• [WORK INSTRUCTION] Nothing should be output except the lines from the top of the material below through the line that contains "-1752,6 +1777,35 @@", each exactly as written.

• [RECORDED INFORMATION]
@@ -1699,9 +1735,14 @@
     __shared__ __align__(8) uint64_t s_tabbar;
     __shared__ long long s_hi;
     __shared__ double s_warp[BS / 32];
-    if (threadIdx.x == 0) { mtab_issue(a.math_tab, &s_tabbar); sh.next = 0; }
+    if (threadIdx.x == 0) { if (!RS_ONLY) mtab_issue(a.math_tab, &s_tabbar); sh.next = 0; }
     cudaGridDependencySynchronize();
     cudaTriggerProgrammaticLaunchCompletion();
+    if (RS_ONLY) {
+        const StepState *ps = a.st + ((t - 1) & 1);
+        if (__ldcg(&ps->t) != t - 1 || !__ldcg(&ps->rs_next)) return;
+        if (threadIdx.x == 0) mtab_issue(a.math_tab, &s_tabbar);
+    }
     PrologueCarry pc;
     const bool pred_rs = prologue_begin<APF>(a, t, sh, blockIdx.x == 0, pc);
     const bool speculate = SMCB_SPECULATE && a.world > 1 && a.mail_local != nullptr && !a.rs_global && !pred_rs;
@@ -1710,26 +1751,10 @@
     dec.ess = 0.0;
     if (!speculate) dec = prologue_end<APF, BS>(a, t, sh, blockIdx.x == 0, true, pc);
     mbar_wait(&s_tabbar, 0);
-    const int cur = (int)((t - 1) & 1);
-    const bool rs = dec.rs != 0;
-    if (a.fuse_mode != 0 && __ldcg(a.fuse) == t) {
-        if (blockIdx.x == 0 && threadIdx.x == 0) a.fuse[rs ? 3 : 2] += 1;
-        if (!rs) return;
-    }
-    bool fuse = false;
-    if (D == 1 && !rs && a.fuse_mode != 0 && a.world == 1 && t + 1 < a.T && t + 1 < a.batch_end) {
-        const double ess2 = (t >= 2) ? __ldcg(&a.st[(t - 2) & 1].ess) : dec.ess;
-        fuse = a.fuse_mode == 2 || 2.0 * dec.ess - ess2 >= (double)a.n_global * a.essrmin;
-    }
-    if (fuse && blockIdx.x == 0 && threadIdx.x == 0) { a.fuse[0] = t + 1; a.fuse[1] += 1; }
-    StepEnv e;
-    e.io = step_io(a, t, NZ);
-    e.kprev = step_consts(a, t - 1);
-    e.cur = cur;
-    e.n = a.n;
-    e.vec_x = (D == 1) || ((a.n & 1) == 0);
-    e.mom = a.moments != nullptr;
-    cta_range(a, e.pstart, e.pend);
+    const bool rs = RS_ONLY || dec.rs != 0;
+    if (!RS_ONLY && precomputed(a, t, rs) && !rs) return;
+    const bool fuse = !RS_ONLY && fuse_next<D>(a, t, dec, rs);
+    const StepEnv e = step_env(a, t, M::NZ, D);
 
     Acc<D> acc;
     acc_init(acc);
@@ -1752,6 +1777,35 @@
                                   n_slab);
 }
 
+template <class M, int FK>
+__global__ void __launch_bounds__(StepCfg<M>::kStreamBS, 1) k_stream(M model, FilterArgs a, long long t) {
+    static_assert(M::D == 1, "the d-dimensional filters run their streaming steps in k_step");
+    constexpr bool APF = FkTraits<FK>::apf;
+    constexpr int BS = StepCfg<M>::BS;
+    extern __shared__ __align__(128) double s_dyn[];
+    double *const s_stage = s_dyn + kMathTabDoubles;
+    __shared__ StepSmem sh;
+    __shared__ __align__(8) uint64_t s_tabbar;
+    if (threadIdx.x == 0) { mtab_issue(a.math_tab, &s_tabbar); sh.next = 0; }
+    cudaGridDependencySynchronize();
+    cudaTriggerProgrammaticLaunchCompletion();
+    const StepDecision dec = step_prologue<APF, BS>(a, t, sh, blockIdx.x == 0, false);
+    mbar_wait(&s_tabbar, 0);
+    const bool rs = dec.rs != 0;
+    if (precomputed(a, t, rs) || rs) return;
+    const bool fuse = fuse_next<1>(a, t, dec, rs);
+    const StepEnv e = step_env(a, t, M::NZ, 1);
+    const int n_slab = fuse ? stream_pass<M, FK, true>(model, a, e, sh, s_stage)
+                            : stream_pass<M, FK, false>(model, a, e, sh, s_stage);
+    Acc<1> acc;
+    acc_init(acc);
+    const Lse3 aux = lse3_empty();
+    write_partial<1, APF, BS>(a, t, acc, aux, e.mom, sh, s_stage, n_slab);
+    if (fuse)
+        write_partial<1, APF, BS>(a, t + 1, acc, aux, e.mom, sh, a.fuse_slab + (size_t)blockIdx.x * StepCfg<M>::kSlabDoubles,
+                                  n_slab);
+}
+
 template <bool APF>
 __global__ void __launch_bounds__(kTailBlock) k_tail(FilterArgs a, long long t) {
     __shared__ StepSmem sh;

• [ANSWER FOR THE TASK]
@@ -1699,9 +1735,14 @@
     __shared__ __align__(8) uint64_t s_tabbar;
     __shared__ long long s_hi;
     __shared__ double s_warp[BS / 32];
-    if (threadIdx.x == 0) { mtab_issue(a.math_tab, &s_tabbar); sh.next = 0; }
+    if (threadIdx.x == 0) { if (!RS_ONLY) mtab_issue(a.math_tab, &s_tabbar); sh.next = 0; }
     cudaGridDependencySynchronize();
     cudaTriggerProgrammaticLaunchCompletion();
+    if (RS_ONLY) {
+        const StepState *ps = a.st + ((t - 1) & 1);
+        if (__ldcg(&ps->t) != t - 1 || !__ldcg(&ps->rs_next)) return;
+        if (threadIdx.x == 0) mtab_issue(a.math_tab, &s_tabbar);
+    }
     PrologueCarry pc;
     const bool pred_rs = prologue_begin<APF>(a, t, sh, blockIdx.x == 0, pc);
     const bool speculate = SMCB_SPECULATE && a.world > 1 && a.mail_local != nullptr && !a.rs_global && !pred_rs;
@@ -1710,26 +1751,10 @@
     dec.ess = 0.0;
     if (!speculate) dec = prologue_end<APF, BS>(a, t, sh, blockIdx.x == 0, true, pc);
     mbar_wait(&s_tabbar, 0);
-    const int cur = (int)((t - 1) & 1);
-    const bool rs = dec.rs != 0;
-    if (a.fuse_mode != 0 && __ldcg(a.fuse) == t) {
-        if (blockIdx.x == 0 && threadIdx.x == 0) a.fuse[rs ? 3 : 2] += 1;
-        if (!rs) return;
-    }
-    bool fuse = false;
-    if (D == 1 && !rs && a.fuse_mode != 0 && a.world == 1 && t + 1 < a.T && t + 1 < a.batch_end) {
-        const double ess2 = (t >= 2) ? __ldcg(&a.st[(t - 2) & 1].ess) : dec.ess;
-        fuse = a.fuse_mode == 2 || 2.0 * dec.ess - ess2 >= (double)a.n_global * a.essrmin;
-    }
-    if (fuse && blockIdx.x == 0 && threadIdx.x == 0) { a.fuse[0] = t + 1; a.fuse[1] += 1; }
-    StepEnv e;
-    e.io = step_io(a, t, NZ);
-    e.kprev = step_consts(a, t - 1);
-    e.cur = cur;
-    e.n = a.n;
-    e.vec_x = (D == 1) || ((a.n & 1) == 0);
-    e.mom = a.moments != nullptr;
-    cta_range(a, e.pstart, e.pend);
+    const bool rs = RS_ONLY || dec.rs != 0;
+    if (!RS_ONLY && precomputed(a, t, rs) && !rs) return;
+    const bool fuse = !RS_ONLY && fuse_next<D>(a, t, dec, rs);
+    const StepEnv e = step_env(a, t, M::NZ, D);
 
     Acc<D> acc;
     acc_init(acc);
@@ -1752,6 +1777,35 @@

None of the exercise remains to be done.